▶ [Problem to work on] If a line contains the word "rbias", include it in the count; state how many such lines the listing has and nothing else.

▶ [The records]
___
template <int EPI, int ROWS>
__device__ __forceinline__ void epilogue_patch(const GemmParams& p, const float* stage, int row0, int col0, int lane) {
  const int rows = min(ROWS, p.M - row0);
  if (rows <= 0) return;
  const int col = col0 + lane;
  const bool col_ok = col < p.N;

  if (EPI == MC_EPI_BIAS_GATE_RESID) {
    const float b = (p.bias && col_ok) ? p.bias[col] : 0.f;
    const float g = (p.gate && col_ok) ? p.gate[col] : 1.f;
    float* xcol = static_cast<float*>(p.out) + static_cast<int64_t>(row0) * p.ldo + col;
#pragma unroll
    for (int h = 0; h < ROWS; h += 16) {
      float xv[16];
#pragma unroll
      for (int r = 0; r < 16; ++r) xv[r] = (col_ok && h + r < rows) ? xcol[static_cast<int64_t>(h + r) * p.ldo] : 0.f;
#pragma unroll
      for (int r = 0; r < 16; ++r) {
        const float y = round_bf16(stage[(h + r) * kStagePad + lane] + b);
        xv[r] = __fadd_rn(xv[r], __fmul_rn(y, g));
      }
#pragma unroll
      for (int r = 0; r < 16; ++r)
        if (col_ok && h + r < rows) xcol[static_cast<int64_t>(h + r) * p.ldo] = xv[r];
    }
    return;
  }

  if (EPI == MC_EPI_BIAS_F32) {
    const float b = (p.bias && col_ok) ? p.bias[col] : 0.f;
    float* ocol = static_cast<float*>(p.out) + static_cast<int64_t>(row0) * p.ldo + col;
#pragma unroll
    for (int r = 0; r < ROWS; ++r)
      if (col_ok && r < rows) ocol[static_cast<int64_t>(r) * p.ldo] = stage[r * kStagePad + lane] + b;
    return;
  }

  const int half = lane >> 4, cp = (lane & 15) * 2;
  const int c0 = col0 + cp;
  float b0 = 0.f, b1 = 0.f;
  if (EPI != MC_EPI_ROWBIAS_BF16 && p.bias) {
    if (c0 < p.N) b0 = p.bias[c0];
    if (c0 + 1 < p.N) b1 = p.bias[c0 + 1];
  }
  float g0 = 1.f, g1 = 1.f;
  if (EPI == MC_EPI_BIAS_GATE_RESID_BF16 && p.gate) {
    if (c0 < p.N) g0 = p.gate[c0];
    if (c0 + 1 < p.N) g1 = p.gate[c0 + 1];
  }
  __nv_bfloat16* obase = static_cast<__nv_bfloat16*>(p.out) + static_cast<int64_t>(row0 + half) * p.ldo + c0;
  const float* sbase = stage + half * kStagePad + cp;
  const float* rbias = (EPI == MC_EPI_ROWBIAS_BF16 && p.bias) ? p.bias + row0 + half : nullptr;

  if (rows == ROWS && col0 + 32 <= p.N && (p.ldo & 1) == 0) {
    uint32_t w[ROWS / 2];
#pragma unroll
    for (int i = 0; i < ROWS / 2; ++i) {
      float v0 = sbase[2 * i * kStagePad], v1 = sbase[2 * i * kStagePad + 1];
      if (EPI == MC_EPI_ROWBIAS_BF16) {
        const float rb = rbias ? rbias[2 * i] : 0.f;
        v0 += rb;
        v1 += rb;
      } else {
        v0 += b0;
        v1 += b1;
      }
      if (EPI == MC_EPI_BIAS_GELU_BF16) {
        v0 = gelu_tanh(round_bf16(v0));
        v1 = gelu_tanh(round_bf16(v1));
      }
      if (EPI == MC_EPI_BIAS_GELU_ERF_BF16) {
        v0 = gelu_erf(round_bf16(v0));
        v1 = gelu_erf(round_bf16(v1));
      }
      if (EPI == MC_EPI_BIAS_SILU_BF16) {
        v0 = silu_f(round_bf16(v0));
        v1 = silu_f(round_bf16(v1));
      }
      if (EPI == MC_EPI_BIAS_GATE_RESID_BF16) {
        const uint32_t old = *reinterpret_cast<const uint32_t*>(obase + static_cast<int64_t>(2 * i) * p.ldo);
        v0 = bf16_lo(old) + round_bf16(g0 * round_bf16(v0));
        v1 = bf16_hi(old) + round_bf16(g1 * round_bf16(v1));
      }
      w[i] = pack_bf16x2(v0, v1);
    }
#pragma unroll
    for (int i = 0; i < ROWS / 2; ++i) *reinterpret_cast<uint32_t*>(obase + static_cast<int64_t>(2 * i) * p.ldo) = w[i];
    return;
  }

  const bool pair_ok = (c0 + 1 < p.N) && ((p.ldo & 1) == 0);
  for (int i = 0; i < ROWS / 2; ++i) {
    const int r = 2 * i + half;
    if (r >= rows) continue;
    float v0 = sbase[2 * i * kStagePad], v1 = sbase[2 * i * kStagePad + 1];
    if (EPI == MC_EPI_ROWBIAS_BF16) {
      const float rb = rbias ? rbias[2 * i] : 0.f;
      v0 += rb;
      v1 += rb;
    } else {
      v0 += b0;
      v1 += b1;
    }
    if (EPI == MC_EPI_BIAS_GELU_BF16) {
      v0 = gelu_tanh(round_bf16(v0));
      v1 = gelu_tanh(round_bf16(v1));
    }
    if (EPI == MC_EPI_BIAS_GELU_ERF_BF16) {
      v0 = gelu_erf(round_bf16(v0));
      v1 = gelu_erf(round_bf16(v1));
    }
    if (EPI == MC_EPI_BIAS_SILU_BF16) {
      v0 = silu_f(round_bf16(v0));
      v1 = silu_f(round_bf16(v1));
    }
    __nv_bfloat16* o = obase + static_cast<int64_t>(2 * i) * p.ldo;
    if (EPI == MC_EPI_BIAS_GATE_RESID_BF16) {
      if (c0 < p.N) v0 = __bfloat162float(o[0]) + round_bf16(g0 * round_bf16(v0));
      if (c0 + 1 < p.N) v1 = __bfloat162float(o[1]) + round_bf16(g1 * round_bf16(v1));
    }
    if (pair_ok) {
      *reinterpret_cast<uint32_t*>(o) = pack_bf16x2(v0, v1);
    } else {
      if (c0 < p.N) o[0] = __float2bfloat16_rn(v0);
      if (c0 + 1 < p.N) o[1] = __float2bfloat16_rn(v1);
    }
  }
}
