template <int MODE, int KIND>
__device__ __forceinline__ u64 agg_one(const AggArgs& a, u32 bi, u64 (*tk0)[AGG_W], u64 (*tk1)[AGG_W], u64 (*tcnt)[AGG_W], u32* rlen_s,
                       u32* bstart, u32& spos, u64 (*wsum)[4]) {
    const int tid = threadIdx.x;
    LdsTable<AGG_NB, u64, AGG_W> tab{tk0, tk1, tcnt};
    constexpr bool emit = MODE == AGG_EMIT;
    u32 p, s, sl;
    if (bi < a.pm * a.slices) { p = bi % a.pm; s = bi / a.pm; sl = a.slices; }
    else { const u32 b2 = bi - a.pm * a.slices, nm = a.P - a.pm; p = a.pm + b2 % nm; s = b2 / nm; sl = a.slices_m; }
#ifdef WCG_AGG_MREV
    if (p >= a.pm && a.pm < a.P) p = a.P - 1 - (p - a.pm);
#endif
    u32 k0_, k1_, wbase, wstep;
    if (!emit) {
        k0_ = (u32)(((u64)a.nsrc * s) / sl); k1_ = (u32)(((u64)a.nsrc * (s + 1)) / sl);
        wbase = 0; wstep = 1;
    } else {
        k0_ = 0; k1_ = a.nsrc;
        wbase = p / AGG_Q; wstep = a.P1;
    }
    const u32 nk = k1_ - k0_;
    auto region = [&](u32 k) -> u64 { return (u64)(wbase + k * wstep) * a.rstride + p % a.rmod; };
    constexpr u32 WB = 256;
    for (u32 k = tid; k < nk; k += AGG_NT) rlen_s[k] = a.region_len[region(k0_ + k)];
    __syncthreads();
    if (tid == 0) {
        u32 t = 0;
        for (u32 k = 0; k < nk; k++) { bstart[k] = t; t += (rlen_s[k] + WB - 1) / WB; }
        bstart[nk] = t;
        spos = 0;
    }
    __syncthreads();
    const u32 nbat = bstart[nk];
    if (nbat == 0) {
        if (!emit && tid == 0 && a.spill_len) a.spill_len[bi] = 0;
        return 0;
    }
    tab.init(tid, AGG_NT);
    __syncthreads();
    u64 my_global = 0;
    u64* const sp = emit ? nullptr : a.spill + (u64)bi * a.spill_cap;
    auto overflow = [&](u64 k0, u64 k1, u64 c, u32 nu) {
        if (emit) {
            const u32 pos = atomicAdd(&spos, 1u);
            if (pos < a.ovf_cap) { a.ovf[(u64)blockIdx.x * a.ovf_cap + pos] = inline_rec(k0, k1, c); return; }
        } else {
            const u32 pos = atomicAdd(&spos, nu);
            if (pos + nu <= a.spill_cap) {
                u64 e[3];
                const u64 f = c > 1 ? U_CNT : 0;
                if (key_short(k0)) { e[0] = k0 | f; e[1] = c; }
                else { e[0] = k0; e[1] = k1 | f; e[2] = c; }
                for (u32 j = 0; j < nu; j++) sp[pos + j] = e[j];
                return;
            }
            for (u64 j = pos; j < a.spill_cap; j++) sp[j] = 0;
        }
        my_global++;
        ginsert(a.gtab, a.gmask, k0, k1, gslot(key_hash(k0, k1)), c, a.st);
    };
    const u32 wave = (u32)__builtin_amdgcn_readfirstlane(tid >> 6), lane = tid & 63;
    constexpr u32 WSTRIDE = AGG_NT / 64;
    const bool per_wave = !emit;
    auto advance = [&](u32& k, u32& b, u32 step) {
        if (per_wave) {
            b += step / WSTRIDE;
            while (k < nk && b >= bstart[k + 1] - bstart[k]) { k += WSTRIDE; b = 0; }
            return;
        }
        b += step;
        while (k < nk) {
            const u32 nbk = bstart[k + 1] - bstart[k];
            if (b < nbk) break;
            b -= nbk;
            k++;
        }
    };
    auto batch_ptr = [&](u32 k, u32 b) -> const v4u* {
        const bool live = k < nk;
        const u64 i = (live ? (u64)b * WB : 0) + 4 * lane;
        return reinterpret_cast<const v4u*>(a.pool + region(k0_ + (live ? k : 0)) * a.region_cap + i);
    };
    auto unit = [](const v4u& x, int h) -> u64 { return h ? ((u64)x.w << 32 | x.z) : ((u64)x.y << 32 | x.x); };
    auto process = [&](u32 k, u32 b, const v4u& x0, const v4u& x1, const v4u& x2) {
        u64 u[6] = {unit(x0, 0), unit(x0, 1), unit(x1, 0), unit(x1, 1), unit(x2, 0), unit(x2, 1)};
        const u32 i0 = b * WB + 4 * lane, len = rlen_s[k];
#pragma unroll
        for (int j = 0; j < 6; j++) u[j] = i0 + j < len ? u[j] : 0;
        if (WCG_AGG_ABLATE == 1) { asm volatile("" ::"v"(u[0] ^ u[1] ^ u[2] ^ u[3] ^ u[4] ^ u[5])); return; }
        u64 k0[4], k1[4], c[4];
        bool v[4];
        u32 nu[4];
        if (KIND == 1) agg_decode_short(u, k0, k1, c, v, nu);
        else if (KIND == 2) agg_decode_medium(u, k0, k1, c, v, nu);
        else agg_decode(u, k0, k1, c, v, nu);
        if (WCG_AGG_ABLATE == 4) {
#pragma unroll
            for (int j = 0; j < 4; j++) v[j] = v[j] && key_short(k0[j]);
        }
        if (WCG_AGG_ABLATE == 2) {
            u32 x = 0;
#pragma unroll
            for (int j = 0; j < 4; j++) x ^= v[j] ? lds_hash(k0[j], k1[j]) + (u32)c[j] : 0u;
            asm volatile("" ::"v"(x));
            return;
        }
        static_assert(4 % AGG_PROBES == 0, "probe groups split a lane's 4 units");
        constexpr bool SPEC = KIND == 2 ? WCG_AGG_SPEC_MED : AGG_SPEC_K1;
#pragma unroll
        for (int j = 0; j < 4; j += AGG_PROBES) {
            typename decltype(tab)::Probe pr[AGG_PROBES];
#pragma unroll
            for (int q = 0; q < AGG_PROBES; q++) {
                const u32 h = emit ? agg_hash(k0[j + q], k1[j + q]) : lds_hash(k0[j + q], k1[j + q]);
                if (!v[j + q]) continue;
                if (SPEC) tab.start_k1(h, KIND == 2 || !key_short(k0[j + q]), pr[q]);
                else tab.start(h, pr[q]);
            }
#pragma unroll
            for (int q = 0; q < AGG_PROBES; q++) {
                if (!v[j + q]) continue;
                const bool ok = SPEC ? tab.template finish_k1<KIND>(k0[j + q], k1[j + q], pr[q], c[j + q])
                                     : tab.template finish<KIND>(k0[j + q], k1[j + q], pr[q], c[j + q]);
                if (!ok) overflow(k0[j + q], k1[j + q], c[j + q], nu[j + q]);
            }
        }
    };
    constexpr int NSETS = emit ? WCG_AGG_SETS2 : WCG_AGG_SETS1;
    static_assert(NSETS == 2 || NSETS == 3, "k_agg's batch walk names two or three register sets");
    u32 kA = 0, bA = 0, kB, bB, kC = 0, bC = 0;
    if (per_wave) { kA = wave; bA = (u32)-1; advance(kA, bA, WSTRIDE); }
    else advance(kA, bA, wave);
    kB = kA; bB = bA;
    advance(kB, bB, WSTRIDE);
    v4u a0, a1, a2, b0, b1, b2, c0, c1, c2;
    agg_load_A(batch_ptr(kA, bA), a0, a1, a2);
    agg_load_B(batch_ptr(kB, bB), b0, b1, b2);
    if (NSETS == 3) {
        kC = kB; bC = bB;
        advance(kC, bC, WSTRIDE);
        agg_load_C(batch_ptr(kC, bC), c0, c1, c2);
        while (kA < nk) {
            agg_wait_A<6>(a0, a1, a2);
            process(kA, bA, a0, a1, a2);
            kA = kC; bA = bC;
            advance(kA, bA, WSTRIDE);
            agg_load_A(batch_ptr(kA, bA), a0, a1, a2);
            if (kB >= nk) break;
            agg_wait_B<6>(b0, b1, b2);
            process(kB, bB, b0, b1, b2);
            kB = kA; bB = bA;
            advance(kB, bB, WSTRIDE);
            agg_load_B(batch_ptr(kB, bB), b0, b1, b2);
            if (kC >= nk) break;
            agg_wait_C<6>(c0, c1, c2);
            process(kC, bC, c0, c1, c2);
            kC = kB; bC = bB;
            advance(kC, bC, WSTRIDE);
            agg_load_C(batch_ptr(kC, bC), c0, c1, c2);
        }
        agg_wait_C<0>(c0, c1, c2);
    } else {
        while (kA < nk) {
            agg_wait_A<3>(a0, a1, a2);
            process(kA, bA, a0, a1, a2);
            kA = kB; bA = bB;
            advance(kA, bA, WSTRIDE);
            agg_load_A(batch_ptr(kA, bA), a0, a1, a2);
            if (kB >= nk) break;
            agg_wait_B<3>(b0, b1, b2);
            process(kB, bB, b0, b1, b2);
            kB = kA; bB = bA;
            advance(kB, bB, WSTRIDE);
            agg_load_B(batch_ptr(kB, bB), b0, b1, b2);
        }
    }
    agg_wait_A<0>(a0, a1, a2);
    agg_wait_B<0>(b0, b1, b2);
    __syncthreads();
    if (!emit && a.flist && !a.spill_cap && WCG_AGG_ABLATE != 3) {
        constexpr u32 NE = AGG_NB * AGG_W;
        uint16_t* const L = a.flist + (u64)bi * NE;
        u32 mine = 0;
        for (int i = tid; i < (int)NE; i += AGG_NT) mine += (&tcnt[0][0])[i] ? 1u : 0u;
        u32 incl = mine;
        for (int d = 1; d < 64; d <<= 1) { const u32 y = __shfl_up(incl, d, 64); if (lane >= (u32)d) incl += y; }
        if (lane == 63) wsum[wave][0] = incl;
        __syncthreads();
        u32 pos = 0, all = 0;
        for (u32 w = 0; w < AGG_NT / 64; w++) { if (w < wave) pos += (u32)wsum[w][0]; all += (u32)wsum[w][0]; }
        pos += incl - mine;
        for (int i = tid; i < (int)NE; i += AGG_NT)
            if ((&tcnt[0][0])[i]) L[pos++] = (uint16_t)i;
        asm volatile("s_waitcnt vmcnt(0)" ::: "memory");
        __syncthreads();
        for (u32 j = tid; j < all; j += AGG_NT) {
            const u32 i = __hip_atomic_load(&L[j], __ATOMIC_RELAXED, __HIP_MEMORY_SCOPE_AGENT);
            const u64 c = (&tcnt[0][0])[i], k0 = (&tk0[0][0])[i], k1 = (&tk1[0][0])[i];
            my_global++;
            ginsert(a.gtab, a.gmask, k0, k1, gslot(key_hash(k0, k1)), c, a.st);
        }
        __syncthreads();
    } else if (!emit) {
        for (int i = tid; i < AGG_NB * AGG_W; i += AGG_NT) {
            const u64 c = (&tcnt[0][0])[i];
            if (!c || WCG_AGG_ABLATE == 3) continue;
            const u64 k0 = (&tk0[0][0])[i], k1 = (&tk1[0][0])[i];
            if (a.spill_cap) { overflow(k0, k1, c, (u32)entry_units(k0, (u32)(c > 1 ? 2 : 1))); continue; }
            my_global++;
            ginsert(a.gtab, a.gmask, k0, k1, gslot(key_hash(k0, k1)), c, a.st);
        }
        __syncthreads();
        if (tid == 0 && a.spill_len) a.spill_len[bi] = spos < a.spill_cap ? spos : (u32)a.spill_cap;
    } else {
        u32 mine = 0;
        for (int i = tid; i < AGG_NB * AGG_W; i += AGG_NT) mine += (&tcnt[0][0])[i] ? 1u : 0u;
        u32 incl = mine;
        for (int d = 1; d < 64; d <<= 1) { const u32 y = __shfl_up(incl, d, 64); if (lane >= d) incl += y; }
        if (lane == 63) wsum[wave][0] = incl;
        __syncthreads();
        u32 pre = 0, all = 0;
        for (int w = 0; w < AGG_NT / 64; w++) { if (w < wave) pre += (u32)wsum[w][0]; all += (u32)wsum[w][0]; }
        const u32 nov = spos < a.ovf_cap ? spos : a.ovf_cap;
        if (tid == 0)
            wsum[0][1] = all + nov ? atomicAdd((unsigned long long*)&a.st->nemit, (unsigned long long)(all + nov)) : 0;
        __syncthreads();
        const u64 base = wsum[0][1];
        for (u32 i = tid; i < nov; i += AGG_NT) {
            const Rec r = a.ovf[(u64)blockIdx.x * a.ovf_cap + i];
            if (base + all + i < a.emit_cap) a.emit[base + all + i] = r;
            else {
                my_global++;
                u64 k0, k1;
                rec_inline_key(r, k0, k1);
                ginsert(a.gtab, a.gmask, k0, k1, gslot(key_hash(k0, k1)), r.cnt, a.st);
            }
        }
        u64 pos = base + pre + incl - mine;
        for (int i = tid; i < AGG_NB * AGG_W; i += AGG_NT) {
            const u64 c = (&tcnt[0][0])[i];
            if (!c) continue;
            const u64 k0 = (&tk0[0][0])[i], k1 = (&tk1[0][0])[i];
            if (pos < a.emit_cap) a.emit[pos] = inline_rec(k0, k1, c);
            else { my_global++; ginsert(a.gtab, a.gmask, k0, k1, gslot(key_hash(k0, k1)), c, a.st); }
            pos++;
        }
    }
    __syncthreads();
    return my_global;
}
___
▶ [Written solution] 3